# Dataset excerpts
* * * * *
typedef float v2f __attribute__((ext_vector_type(2)));
__device__ __forceinline__ v2f bcast(float v) { v2f r; r.x = v; r.y = v; return r; }
template <bool RAD, bool CUT>
__device__ __forceinline__ bool moussaid_planar_pk(const IxConst& c, v2f pj, v2f uj, v2f Ti, v2f Ui, float rsum, float reach2, v2f& term) {
    const v2f dd = pj - Ti;
    const float d2 = fmaf(dd.x, dd.x, dd.y * dd.y);
    if (CUT && !__any(!(d2 > reach2))) return false;
    v2f sq, rr;
    sq.x = d2;
    rr.x = rsq(d2);
    const v2f Dv = __builtin_elementwise_fma(dd, __builtin_shufflevector(rr, rr, 0, 0), Ui - uj);
    const float D2 = fmaf(Dv.x, Dv.x, fmaf(Dv.y, Dv.y, TINY));
    sq.y = D2;
    rr.y = rsq(D2);
    const float rD = rr.y;
    float aL = 0.f;
    if (CUT) {
// ... 1517 lines not shown
        rc[(3 * 3 + 0) * n + i] = fsx; rc[(3 * 3 + 1) * n + i] = fsy; rc[(3 * 3 + 2) * n + i] = 0.f;
        rc[(4 * 3 + 0) * n + i] = fdx; rc[(4 * 3 + 1) * n + i] = fdy; rc[(4 * 3 + 2) * n + i] = 0.f;
        rc[(5 * 3 + 0) * n + i] = Fx;  rc[(5 * 3 + 1) * n + i] = Fy;  rc[(5 * 3 + 2) * n + i] = Fz;
    }
}

constexpr int GROUP = 2 * WAVE;

template <bool RAD, int NW, bool Z3>
struct FusedShared {
    float4 st[2 * GROUP];
    float rad[2 * GROUP];
    float2 q[Z3 ? 1 : NW / 2][2 * GROUP];
    float2 part[2 * GROUP];
    int badrow[2 * GROUP];
    int any;
    float2 fi[NW][WAVE];
    float2 fj[NW][WAVE];
    float fiz[Z3 ? NW : 1][WAVE];
    float fjz[Z3 ? NW : 1][WAVE];
    float2 fi2[NW][WAVE];
    float fi2z[Z3 ? NW : 1][WAVE];
    float4 trav[4][2 * WAVE];
    float radt[RAD ? 4 : 1][2 * WAVE];
    float2 stz[Z3 ? 2 * GROUP : 1];
    float2 travz[Z3 ? 4 : 1][2 * WAVE];
    float partz[Z3 ? 2 * GROUP : 1];
    __device__ __forceinline__ float2 (*qv())[2 * GROUP] { return Z3 ? reinterpret_cast<float2 (*)[2 * GROUP]>(&fi[0][0]) : q; }
    __device__ __forceinline__ float (*qzv())[2 * GROUP] {
        return reinterpret_cast<float (*)[2 * GROUP]>(reinterpret_cast<char*>(&fi[0][0]) + sizeof(float2) * (NW / 2) * 2 * GROUP);
    }
};
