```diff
@@ -551,17 +774,38 @@
   return 0;
 }
 
+static bool edge_scalar_forced() {
+  const char* e = srk_dbg_getenv("SRK_HRTAIL_EDGE_SCALAR");
+  return e && e[0] == '1';
+}
+static bool edge_mfma_ok(const srk_hrtail_args* a, const void* act, int pitch) {
+  return a->Ci == 64 && (pitch & 7) == 0 && ((uintptr_t)act & 15) == 0 && !edge_scalar_forced();
+}
+static unsigned edge_mfma_wgs(int N, int len) {
+  const long long items = (long long)N * ((len + ER - 1) / ER);
+  return (unsigned)((items + 3) / 4 > 1024 ? 1024 : (items + 3) / 4);
+}
+
 extern "C" int srk_hrtail_edge_fwd(const srk_hrtail_args* a, srk_stream_t stream) {
   if (int rc = check_common(a, "srk_hrtail_edge_fwd")) return rc;
   if (int rc = check_act(a, "srk_hrtail_edge_fwd")) return rc;
   SRK_CHECK_ARG(a->x && a->out && a->wedge && a->bedge && a->wcor && a->bcor, "srk_hrtail_edge_fwd: null pointer");
+  hipStream_t st = reinterpret_cast<hipStream_t>(stream);
+  if (edge_mfma_ok(a, a->x, a->x_pitch)) {
+    for (int phase = 0; phase < 2; ++phase) {
+      const dim3 grid(edge_mfma_wgs(a->N, phase ? a->H : a->W), 2);
+      if (a->dtype == SRK_BF16) hipLaunchKernelGGL(hrtail_edge_fwd_mfma_kernel<SRK_BF16>, grid, dim3(256), 0, st, *a, phase);
+      else hipLaunchKernelGGL(hrtail_edge_fwd_mfma_kernel<SRK_F16>, grid, dim3(256), 0, st, *a, phase);
+      SRK_LAUNCH_CHECK();
+    }
+    return 0;
+  }
   const int len = a->H > a->W ? a->H : a->W;
   const size_t lds = ((size_t)(len + 4) * (a->Ci + 1) + (size_t)2 * a->O * a->Ci * 5) * 4;
   SRK_CHECK_ARG(lds <= 160 * 1024, "srk_hrtail_edge_fwd: edge of %d pixels x %d channels does not fit the LDS", len, a->Ci);
   static const int rc0 = edge_lds_attr(&hrtail_edge_fwd_kernel<SRK_BF16>, "srk_hrtail_edge_fwd");
   static const int rc1 = edge_lds_attr(&hrtail_edge_fwd_kernel<SRK_F16>, "srk_hrtail_edge_fwd");
   if (rc0 || rc1) return rc0 ? rc0 : rc1;
-  hipStream_t st = reinterpret_cast<hipStream_t>(stream);
   for (int phase = 0; phase < 2; ++phase) {
     if (a->dtype == SRK_BF16) hipLaunchKernelGGL(hrtail_edge_fwd_kernel<SRK_BF16>, dim3((unsigned)a->N, 2, edge_split(a->N)), dim3(256), lds, st, *a, phase);
     else hipLaunchKernelGGL(hrtail_edge_fwd_kernel<SRK_F16>, dim3((unsigned)a->N, 2, edge_split(a->N)), dim3(256), lds, st, *a, phase);
@@ -581,8 +825,14 @@
   static const int rc1 = edge_lds_attr(&hrtail_edge_bwd_x_kernel<SRK_F16>, "srk_hrtail_edge_bwd_x");
   if (rc0 || rc1) return rc0 ? rc0 : rc1;
   hipStream_t st = reinterpret_cast<hipStream_t>(stream);
+  const bool mfma = edge_mfma_ok(a, a->dx, a->dx_pitch);
   for (int phase = 0; phase < 2; ++phase) {
-    if (a->dtype == SRK_BF16) hipLaunchKernelGGL(hrtail_edge_bwd_x_kernel<SRK_BF16>, dim3((unsigned)a->N, 2, edge_split(a->N)), dim3(256), lds, st, *a, phase);
+    const bool shared_line = phase == 0 ? a->H == 1 : a->W == 1;
+    if (mfma && !shared_line) {
+      const dim3 grid(edge_mfma_wgs(a->N, phase ? a->H : a->W), 2);
+      if (a->dtype == SRK_BF16) hipLaunchKernelGGL(hrtail_edge_bwd_x_mfma_kernel<SRK_BF16>, grid, dim3(256), 0, st, *a, phase);
+      else hipLaunchKernelGGL(hrtail_edge_bwd_x_mfma_kernel<SRK_F16>, grid, dim3(256), 0, st, *a, phase);
+    } else if (a->dtype == SRK_BF16) hipLaunchKernelGGL(hrtail_edge_bwd_x_kernel<SRK_BF16>, dim3((unsigned)a->N, 2, edge_split(a->N)), dim3(256), lds, st, *a, phase);
     else hipLaunchKernelGGL(hrtail_edge_bwd_x_kernel<SRK_F16>, dim3((unsigned)a->N, 2, edge_split(a->N)), dim3(256), lds, st, *a, phase);
     SRK_LAUNCH_CHECK();
   }
```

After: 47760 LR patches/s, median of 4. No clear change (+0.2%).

## Reuse dy LDS fragments across vertical taps in 5x5 wgrad kernel

Applied to the files above, without the earlier changes.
* * * * *
# Task description
List all lines above in which the string "unsigned" appears.

# Response
+static unsigned edge_mfma_wgs(int N, int len) {
+  return (unsigned)((items + 3) / 4 > 1024 ? 1024 : (items + 3) / 4);
     if (a->dtype == SRK_BF16) hipLaunchKernelGGL(hrtail_edge_fwd_kernel<SRK_BF16>, dim3((unsigned)a->N, 2, edge_split(a->N)), dim3(256), lds, st, *a, phase);
     else hipLaunchKernelGGL(hrtail_edge_fwd_kernel<SRK_F16>, dim3((unsigned)a->N, 2, edge_split(a->N)), dim3(256), lds, st, *a, phase);
-    if (a->dtype == SRK_BF16) hipLaunchKernelGGL(hrtail_edge_bwd_x_kernel<SRK_BF16>, dim3((unsigned)a->N, 2, edge_split(a->N)), dim3(256), lds, st, *a, phase);
+    } else if (a->dtype == SRK_BF16) hipLaunchKernelGGL(hrtail_edge_bwd_x_kernel<SRK_BF16>, dim3((unsigned)a->N, 2, edge_split(a->N)), dim3(256), lds, st, *a, phase);
     else hipLaunchKernelGGL(hrtail_edge_bwd_x_kernel<SRK_F16>, dim3((unsigned)a->N, 2, edge_split(a->N)), dim3(256), lds, st, *a, phase);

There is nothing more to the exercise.